Data excerpts
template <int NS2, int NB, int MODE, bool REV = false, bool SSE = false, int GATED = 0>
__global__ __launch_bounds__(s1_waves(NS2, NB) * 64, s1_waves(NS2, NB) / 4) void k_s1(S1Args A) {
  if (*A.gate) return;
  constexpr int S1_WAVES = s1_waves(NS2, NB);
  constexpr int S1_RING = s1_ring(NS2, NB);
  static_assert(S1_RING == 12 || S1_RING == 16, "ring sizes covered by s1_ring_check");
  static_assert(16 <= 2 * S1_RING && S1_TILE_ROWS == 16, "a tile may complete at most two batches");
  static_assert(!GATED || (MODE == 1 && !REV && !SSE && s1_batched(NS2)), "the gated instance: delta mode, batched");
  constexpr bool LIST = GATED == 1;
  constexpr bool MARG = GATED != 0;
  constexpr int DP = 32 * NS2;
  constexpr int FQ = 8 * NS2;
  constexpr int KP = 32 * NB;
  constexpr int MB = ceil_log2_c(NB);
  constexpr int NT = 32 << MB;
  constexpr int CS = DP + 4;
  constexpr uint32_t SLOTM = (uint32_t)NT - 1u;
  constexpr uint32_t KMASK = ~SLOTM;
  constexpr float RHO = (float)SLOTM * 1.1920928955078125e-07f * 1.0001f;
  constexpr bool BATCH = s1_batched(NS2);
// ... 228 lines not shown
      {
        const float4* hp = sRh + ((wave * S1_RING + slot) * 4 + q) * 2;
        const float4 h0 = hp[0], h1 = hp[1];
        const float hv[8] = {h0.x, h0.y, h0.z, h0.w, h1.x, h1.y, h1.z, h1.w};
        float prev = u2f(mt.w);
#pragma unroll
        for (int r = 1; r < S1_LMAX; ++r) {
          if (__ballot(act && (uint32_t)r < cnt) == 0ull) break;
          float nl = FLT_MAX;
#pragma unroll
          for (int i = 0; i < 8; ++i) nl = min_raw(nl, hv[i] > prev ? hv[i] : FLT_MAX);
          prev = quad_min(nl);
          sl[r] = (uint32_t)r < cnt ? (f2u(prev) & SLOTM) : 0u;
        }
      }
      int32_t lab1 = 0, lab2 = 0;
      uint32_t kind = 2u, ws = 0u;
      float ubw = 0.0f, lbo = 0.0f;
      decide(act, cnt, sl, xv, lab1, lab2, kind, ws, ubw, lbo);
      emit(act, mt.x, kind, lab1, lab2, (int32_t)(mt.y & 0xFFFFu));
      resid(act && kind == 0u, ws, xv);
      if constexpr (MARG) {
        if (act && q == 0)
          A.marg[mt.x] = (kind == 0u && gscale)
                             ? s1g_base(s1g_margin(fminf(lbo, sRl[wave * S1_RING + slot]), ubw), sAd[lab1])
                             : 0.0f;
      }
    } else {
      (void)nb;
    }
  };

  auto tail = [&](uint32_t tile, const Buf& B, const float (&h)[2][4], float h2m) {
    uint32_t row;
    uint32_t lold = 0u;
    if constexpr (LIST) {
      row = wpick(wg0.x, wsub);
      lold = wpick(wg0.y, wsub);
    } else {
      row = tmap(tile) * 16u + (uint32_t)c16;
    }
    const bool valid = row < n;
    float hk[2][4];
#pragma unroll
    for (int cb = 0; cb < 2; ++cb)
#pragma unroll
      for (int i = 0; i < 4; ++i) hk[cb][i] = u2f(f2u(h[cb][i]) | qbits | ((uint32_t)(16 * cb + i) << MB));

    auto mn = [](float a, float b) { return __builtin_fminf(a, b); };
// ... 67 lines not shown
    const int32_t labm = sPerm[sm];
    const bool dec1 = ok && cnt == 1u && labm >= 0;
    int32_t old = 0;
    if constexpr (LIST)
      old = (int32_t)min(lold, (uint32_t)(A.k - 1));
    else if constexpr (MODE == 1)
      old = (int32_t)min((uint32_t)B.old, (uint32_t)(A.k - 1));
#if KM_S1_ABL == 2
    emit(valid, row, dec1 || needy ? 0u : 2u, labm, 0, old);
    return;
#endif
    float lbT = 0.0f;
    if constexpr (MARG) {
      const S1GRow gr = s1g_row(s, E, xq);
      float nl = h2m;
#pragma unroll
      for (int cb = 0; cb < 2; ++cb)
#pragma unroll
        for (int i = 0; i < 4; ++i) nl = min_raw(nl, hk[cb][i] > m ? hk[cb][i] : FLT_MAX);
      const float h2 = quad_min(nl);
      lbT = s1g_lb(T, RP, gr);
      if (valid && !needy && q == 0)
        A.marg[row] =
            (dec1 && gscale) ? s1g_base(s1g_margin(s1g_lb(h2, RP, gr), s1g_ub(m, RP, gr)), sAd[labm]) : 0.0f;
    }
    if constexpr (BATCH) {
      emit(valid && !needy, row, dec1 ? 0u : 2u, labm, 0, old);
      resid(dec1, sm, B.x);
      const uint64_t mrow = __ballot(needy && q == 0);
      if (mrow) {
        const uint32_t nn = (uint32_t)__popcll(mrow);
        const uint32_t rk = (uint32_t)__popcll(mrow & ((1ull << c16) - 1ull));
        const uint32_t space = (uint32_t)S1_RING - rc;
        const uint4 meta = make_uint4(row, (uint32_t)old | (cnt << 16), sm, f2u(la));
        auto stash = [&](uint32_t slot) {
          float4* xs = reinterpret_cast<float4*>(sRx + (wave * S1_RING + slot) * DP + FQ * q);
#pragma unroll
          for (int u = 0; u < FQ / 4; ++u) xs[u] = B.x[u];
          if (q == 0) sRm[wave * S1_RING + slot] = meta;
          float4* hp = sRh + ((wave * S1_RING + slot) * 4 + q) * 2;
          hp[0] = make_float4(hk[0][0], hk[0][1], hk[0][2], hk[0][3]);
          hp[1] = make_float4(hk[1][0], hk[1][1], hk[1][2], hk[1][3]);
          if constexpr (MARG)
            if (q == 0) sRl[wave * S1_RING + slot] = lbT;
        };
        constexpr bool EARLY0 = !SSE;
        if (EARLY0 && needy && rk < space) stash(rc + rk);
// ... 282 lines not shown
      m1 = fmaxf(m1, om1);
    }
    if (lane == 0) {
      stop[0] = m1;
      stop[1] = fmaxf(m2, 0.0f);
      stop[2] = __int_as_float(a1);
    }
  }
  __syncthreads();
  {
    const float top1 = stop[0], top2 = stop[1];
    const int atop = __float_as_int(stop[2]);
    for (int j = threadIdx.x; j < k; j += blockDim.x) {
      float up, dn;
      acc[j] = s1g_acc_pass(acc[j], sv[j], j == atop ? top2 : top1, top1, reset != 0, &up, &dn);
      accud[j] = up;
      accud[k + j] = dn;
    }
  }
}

==

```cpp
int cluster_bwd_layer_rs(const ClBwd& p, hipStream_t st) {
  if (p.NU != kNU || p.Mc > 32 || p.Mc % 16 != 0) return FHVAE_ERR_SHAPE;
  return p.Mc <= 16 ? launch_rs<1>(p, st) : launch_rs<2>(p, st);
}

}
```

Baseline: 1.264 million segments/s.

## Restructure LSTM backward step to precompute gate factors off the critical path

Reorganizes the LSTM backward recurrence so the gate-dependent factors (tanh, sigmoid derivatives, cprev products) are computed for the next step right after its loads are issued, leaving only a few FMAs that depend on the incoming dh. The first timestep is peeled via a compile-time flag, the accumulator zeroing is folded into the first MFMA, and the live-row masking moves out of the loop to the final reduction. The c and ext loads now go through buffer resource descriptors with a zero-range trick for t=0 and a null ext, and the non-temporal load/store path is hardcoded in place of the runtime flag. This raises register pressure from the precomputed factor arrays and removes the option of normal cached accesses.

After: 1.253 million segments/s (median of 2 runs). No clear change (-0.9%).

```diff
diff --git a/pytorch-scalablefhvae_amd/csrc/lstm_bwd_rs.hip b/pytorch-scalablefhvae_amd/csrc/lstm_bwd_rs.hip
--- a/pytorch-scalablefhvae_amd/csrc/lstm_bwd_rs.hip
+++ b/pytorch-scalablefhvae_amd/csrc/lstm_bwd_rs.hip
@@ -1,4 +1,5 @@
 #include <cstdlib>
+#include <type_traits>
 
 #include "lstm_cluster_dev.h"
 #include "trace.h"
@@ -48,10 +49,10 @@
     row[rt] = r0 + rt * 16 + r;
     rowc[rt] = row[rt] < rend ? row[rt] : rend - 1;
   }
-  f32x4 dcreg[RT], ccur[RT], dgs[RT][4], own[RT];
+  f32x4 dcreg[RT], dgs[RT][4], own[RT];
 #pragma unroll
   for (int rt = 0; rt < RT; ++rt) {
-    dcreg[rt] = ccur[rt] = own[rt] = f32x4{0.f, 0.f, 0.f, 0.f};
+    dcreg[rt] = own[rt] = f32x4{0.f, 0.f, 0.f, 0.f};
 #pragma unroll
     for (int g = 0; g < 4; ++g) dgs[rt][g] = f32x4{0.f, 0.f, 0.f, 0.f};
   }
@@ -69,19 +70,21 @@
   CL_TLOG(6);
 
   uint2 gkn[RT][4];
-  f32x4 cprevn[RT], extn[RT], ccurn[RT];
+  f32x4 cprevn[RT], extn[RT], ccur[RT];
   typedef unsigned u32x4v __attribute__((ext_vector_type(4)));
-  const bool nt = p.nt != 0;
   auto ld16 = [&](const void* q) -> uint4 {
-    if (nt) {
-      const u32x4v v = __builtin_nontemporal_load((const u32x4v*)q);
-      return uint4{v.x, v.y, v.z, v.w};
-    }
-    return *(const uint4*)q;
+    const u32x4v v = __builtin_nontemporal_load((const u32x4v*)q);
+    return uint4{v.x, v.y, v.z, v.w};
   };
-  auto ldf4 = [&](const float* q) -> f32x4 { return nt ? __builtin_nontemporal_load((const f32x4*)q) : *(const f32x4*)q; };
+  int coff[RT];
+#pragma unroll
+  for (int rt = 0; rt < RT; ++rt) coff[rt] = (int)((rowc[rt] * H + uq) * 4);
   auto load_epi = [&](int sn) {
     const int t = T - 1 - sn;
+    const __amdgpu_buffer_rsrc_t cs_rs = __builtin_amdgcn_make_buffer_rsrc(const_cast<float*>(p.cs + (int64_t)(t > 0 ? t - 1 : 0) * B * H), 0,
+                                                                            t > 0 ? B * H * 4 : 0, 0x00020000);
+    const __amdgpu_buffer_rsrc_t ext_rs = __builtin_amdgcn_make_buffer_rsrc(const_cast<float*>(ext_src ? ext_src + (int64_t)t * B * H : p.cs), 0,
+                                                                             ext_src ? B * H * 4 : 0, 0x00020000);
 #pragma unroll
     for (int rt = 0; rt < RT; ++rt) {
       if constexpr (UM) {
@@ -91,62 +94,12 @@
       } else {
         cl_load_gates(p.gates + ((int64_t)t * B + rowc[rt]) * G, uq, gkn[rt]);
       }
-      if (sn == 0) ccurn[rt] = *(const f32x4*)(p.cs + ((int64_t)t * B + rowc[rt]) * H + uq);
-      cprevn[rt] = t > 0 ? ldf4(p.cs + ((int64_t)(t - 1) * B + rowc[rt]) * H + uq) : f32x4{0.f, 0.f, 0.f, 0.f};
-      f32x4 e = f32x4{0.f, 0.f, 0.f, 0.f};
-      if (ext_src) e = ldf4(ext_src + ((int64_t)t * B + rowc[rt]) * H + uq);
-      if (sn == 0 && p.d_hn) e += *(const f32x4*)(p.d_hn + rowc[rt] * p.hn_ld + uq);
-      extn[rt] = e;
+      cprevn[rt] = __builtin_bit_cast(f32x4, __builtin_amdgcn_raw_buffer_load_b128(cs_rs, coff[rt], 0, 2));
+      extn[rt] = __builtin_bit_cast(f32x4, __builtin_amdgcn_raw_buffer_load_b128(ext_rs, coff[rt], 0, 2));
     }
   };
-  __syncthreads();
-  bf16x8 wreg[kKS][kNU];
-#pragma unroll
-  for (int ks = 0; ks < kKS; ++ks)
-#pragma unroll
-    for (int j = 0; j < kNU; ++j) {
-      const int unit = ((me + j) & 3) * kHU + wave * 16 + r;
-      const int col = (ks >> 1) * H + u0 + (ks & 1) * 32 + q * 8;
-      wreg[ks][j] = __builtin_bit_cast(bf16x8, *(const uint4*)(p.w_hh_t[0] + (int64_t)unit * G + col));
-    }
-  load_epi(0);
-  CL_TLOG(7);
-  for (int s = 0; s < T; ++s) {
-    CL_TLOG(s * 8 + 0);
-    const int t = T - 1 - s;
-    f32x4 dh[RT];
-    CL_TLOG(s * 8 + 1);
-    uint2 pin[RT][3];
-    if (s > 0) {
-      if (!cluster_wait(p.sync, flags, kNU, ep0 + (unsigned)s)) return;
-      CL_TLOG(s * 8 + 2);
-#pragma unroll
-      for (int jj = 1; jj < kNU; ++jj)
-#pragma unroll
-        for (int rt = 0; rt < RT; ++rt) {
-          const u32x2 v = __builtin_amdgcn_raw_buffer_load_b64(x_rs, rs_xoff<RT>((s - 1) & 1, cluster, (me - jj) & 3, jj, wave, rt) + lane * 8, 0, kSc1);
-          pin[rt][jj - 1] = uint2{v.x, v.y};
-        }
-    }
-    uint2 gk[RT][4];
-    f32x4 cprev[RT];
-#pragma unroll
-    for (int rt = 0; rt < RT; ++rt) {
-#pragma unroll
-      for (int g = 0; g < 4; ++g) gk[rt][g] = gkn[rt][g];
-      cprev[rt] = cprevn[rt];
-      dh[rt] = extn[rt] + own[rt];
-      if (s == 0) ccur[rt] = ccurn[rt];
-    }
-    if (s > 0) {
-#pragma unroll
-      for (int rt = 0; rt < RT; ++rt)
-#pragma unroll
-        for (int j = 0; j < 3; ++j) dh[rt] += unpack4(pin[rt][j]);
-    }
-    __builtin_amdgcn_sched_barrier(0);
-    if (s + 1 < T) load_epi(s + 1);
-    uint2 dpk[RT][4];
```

Exercise description: Copy out every line above where "SLOTM" is present.

Solution to this problem:
  constexpr uint32_t SLOTM = (uint32_t)NT - 1u;
  constexpr uint32_t KMASK = ~SLOTM;
  constexpr float RHO = (float)SLOTM * 1.1920928955078125e-07f * 1.0001f;
          sl[r] = (uint32_t)r < cnt ? (f2u(prev) & SLOTM) : 0u;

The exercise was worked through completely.